Brillouin-Scattering Analysis of Phonon Interactions in Acoustoelectric Domains in GaAs

Abstract

Acoustoelectrically amplified domains of ultrasonic flux in GaAs were used for analyses of various phonon interactions by Brillouin-scattering techniques. Both the growth of the flux from the thermal equilibrium phonon spectrum and particularly the attenuation (after the amplifying voltage pulse was shut off) were studied as a function of ultrasonic frequency in the broad range from 0.3 to 4.0 GHz at 300 °K. The data were analyzed to give the magnitude and frequency dependence of both the acoustoelectric gain and the lattice attenuation in the weak-flux regime. Comparison with small-signal gain theory in the $\mathrm{ql}\approx 1$ range, for piezoelectrially active [110] shear waves, gave good agreement.

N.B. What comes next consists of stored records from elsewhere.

static int gsm_two_launch(gsmvi_ctx* ctx, hipStream_t hs, int D, int B, int cpw, int kc, int chw, const double* X, int ldx,
                          const double* G, int ldg, const double* mu0, const double* S0, int lds0, double* mu, double* S,
                          int lds) {
    const int strips = D / 16;
    double* Qg = ctx->sg;
    double* Qm = Qg + (size_t)B * kc * strips;
    ctx->px = gsmvi_panel_extras();
    ctx->px_used = 1;
    hipEvent_t* ev0 = ctx->stage_events(0);
    ctx->ev_valid[1] = 0;
    const bool qm_whole = chw == 512 && D == 1024 && ctx->tune_panel_qm_whole != 0;
    const int stream = (chw == 512 && D == 1024 && cpw == 1 && !qm_whole && ctx->tune_panel_stream != 0) ? (ctx->tune_panel_stream == 4 ? 4 : 2) : 0;
    gsmvi_launch_panel_fast_part(hs, ev0, dim3(strips, kc, chw == 512 ? B / 16 : 1), D, B, G, ldg, S0, lds0, ctx->pp, cpw, X, ldx, mu0, Qg, Qm, chw,
                                 qm_whole, stream, ctx->timeline_stamps(0));
    ctx->path |= GSMVI_PATH_PANEL_FAST | (chw == 512 ? GSMVI_PATH_PANEL_CHUNK512 : 0u) | (qm_whole ? GSMVI_PATH_PANEL_QM_WHOLE : 0u);
    int st = check_launch("k_panel_fast(partials)");
    if (st != GSMVI_OK) return st;
    gsm_slab_src fs;
    fs.X = X;
    fs.ldx = ldx;
    fs.Pp = ctx->pp;
    fs.Qg = Qg;
    fs.Qm = Qm;
    fs.KC = kc;
    fs.strips = strips;
    const bool fold = ctx->tune_cov_fold_diag >= 2 || (ctx->tune_cov_fold_diag == 1 && gsmvi_cov_sym_pairs(D / 32) >= ctx->num_cu);
    const bool s0_last = chw == 512 && ctx->tune_cov_s0_last != 0;
    const bool store_wt = chw == 512 && ctx->tune_cov_store_wt != 0 && (size_t)D * (size_t)lds * sizeof(double) < ((size_t)1 << 31);
    gsmvi_launch_gsm_cov_sym_slabs(hs, ctx->stage_events(2), D, B, fs, mu0, S0, lds0, S, lds, mu, chw == 512 ? 2 : 4, fold,
                                   s0_last, store_wt, qm_whole, ctx->timeline_stamps(2));
    ctx->path |= GSMVI_PATH_COV_SYM | GSMVI_PATH_GSM_TWO_LAUNCH | (fold ? GSMVI_PATH_COV_FOLD_DIAG : 0u) |
                 (s0_last ? GSMVI_PATH_COV_S0_LAST : 0u) | (store_wt ? GSMVI_PATH_COV_STORE_WT : 0u);
    return check_launch("k_gsm_cov_sym(slabs)");
}

int gsmvi_gsm_update_f64(gsmvi_ctx* ctx, void* stream, int D, int B, const double* X, int ldx, const double* G,
                         int ldg, const double* mu0, const double* S0, int lds0, double* mu, double* S, int lds) {
    int st = check_common(ctx, D, B, __func__);
    if (st != GSMVI_OK) return st;
    BAD_ARG(!X || !G || !mu0 || !S0 || !mu || !S, "NULL array");
    BAD_ARG(ldx < D || ldg < D || lds0 < D || lds < D, "leading dimension smaller than D");
    BAD_ARG(S == S0 || mu == mu0, "outputs must not alias inputs");
    hipStream_t hs = reinterpret_cast<hipStream_t>(stream);
    const int ldrec = 3 * D + (D & 1);
    int cpw2 = 0, kc2 = 0, chw2 = 0;
    if (gsm_two_launch_gate(ctx, D, B, X, ldx, G, ldg, mu0, S0, lds0, S, lds, &cpw2, &kc2, &chw2))
        return gsm_two_launch(ctx, hs, D, B, cpw2, kc2, chw2, X, ldx, G, ldg, mu0, S0, lds0, mu, S, lds);
    st = gsm_local_stage(ctx, hs, D, B, X, ldx, G, ldg, mu0, S0, lds0, ctx->sg, ldrec);
    if (st != GSMVI_OK) return st;
    return gsm_apply(ctx, hs, D, B, ctx->sg, ldrec, mu0, S0, lds0, mu, S, lds);
}

int gsmvi_gsm_record_len(int D) { return 3 * D + (D & 1); }

int gsmvi_gsm_update_general_f64(gsmvi_ctx* ctx, void* stream, int D, int B, const double* X, int ldx, const double* G,
                                 int ldg, const double* mu0, const double* S0, int lds0, double* mu, double* S, int lds) {
    int st = check_common(ctx, D, B, __func__);
    if (st != GSMVI_OK) return st;
    BAD_ARG(!X || !G || !mu0 || !S0 || !mu || !S, "NULL array");
    BAD_ARG(ldx < D || ldg < D || lds0 < D || lds < D, "leading dimension smaller than D");
    BAD_ARG(S == S0 || mu == mu0, "outputs must not alias inputs");
    hipStream_t hs = reinterpret_cast<hipStream_t>(stream);
    const int ldrec = 3 * D + (D & 1);
    int kc = 1;
    st = gsmvi_panel_t_product(ctx, hs, D, B, G, ldg, S0, lds0, D, ctx->pp, &kc);
    if (st != GSMVI_OK) return st;
    st = gsm_records(ctx, hs, D, B, kc, X, ldx, G, ldg, mu0, ctx->pp, ctx->sg, ldrec);
    if (st != GSMVI_OK) return st;
    const int SB = cov_update_sb(B, 0);
    const int s_vec_ok = (lds0 % 2 == 0) && (lds % 2 == 0) && aligned16(S0) && aligned16(S);
    ctx->path |= GSMVI_PATH_COV_GENERIC;
    gsmvi_launch_gsm_cov_update(hs, nullptr, D, B, ctx->sg, ldrec, mu0, S0, lds0, S, lds, mu, SB, s_vec_ok, 0, D);
    return check_launch("k_gsm_cov_update(general)");
}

The lattice attenuation was determined not only for the amplified shear waves but also for the piezoelectrically inactive longitudinal waves, which were obtained by mode conversion upon reflection of the amplified shear-wave domain. The frequency dependence of the attenuation, proportional to $f^{1.8}$ and $f^{1.3}$, respectively, fell well below the expected $f^2$ behavior. In the strong-flux regime, striking anomalous attention was found, consisting of a too-rapid initial attenuation of low frequencies, and too-slow initial attenuation of higher frequencies. These results are interpreted to represent a dominant trend of up-conversion of intense ultrasonic flux from low to high frequencies by nonlinear frequency-mixing processes. Evidence is summarized favoring such frequency-mixing processes, over possible variation in the frequency dependence of the acoustoelectric gain in strong flux, as a dominant factor in the evolution of the strong-flux spectrum both in growth and attenuation.